# huzaifakhan04/truely-real-time-ai-generated-video-detection-framework-for-social-platforms

Measured on AMD Instinct MI355X. Metric: frames/sec (detect+embed+drift) 720p, higher is better.
Workload: dtype f32; 1 GPU; BASELINE configs[1]: synthetic 720p 1-face frames, batch=256 per GPU, fp32, MTCNN detect + 80x80 crop + InceptionResnetV1 embed + cosine drift score; frames_per_gpu=256, height=720, width=1280, weights=seeded synthetic (no checkpoints offline), prelu_slopes=unit, min_face_size=20, pyramid_levels=11, valid_faces=256, score=6, emb_crc32=3015932725, mode=sharded, ingest=resident, parallelism=single GPU, batches_in_flight=1, driver=single, embed_group=8

## Files before the change

__graft_entry__.py:

```python
import os
import subprocess
import sys

ROOT = os.path.dirname(os.path.abspath(__file__))
PKG = os.path.join(ROOT, "truely-real-time-ai-generated-video-detection-framework-for-social-platforms_amd")
if ROOT not in sys.path:
    sys.path.insert(0, ROOT)


def build() -> None:
    subprocess.check_call(["make", "-C", os.path.join(PKG, "csrc"), "-j4", "-s"])
    subprocess.check_call(["make", "-C", os.path.join(ROOT, "oracle"), "-s"])
    import truely_amd
    from truely_amd import _lib
    lib = _lib.load()
    missing = [n for n in _lib.EXPORTS if not hasattr(lib, n)]
    if missing:
        raise RuntimeError(f"libtruely_hip.so lacks {missing}")


def smoke() -> None:
    import numpy as np
    import torch
    import truely_amd
    from truely_amd.engine import Engine
    from oracle.oracle import Oracle
    assert torch.cuda.is_available(), "smoke() needs cuda:0"
    torch.cuda.set_device(0)
    blob = truely_amd.weights.synthetic_blob(0)
    eng = Engine(blob, device=0)
    frames = truely_amd.synthetic.synthetic_frames(4, 180, 320, seed=3)
    out = eng.detect_embed(frames)
    d = eng.drift_score(out["emb"], out["valid"], 16, 30)
    ref = Oracle(blob).detect_embed(frames)
    assert np.array_equal(out["valid"].cpu().numpy(), ref["valid"]), "valid mask differs from the oracle"
    assert np.array_equal(out["rect"].cpu().numpy(), ref["rect"]), "crop rectangles differ from the oracle"
    err = float(np.abs(out["emb"].cpu().numpy() - ref["emb"]).max())
    assert err <= 1e-4, f"embedding error {err}"
    assert "libtruely_hip.so" in open("/proc/self/maps").read()
    print(f"smoke ok: {int(ref['valid'].sum())}/4 faces, max |emb - oracle| = {err:.3g}, score = {d['score']}")


if __name__ == "__main__":
    build()
# ... 3 lines not shown
```

include/truely_hip.h:

```cpp
#ifndef TRUELY_HIP_H
#define TRUELY_HIP_H
#include <stddef.h>
#include <stdint.h>

#ifdef __cplusplus
extern "C" {
#endif

#define TRL_ABI_VERSION 7

typedef enum {
    TRL_OK = 0,
    TRL_ERR_INVALID = -1,
    TRL_ERR_HIP = -2,
    TRL_ERR_WEIGHTS = -3,
    TRL_ERR_CAPACITY = -4,
    TRL_ERR_STATE = -5
} trl_status;

typedef struct trl_ctx trl_ctx;

typedef struct {
    int    device;
    int    min_face_size;
// ... 41 lines not shown
                      void* stream);
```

◆ ◆ ◆

Your instructions:
Every record shown above should be set down again exactly.

Answer area:
# huzaifakhan04/truely-real-time-ai-generated-video-detection-framework-for-social-platforms

Measured on AMD Instinct MI355X. Metric: frames/sec (detect+embed+drift) 720p, higher is better.
Workload: dtype f32; 1 GPU; BASELINE configs[1]: synthetic 720p 1-face frames, batch=256 per GPU, fp32, MTCNN detect + 80x80 crop + InceptionResnetV1 embed + cosine drift score; frames_per_gpu=256, height=720, width=1280, weights=seeded synthetic (no checkpoints offline), prelu_slopes=unit, min_face_size=20, pyramid_levels=11, valid_faces=256, score=6, emb_crc32=3015932725, mode=sharded, ingest=resident, parallelism=single GPU, batches_in_flight=1, driver=single, embed_group=8

## Files before the change

__graft_entry__.py:

```python
import os
import subprocess
import sys

ROOT = os.path.dirname(os.path.abspath(__file__))
PKG = os.path.join(ROOT, "truely-real-time-ai-generated-video-detection-framework-for-social-platforms_amd")
if ROOT not in sys.path:
    sys.path.insert(0, ROOT)


def build() -> None:
    subprocess.check_call(["make", "-C", os.path.join(PKG, "csrc"), "-j4", "-s"])
    subprocess.check_call(["make", "-C", os.path.join(ROOT, "oracle"), "-s"])
    import truely_amd
    from truely_amd import _lib
    lib = _lib.load()
    missing = [n for n in _lib.EXPORTS if not hasattr(lib, n)]
    if missing:
        raise RuntimeError(f"libtruely_hip.so lacks {missing}")


def smoke() -> None:
    import numpy as np
    import torch
    import truely_amd
    from truely_amd.engine import Engine
    from oracle.oracle import Oracle
    assert torch.cuda.is_available(), "smoke() needs cuda:0"
    torch.cuda.set_device(0)
    blob = truely_amd.weights.synthetic_blob(0)
    eng = Engine(blob, device=0)
    frames = truely_amd.synthetic.synthetic_frames(4, 180, 320, seed=3)
    out = eng.detect_embed(frames)
    d = eng.drift_score(out["emb"], out["valid"], 16, 30)
    ref = Oracle(blob).detect_embed(frames)
    assert np.array_equal(out["valid"].cpu().numpy(), ref["valid"]), "valid mask differs from the oracle"
    assert np.array_equal(out["rect"].cpu().numpy(), ref["rect"]), "crop rectangles differ from the oracle"
    err = float(np.abs(out["emb"].cpu().numpy() - ref["emb"]).max())
    assert err <= 1e-4, f"embedding error {err}"
    assert "libtruely_hip.so" in open("/proc/self/maps").read()
    print(f"smoke ok: {int(ref['valid'].sum())}/4 faces, max |emb - oracle| = {err:.3g}, score = {d['score']}")


if __name__ == "__main__":
    build()
# ... 3 lines not shown
```

include/truely_hip.h:

```cpp
#ifndef TRUELY_HIP_H
#define TRUELY_HIP_H
#include <stddef.h>
#include <stdint.h>

#ifdef __cplusplus
extern "C" {
#endif

#define TRL_ABI_VERSION 7

typedef enum {
    TRL_OK = 0,
    TRL_ERR_INVALID = -1,
    TRL_ERR_HIP = -2,
    TRL_ERR_WEIGHTS = -3,
    TRL_ERR_CAPACITY = -4,
    TRL_ERR_STATE = -5
} trl_status;

typedef struct trl_ctx trl_ctx;

typedef struct {
    int    device;
    int    min_face_size;
// ... 41 lines not shown
                      void* stream);
```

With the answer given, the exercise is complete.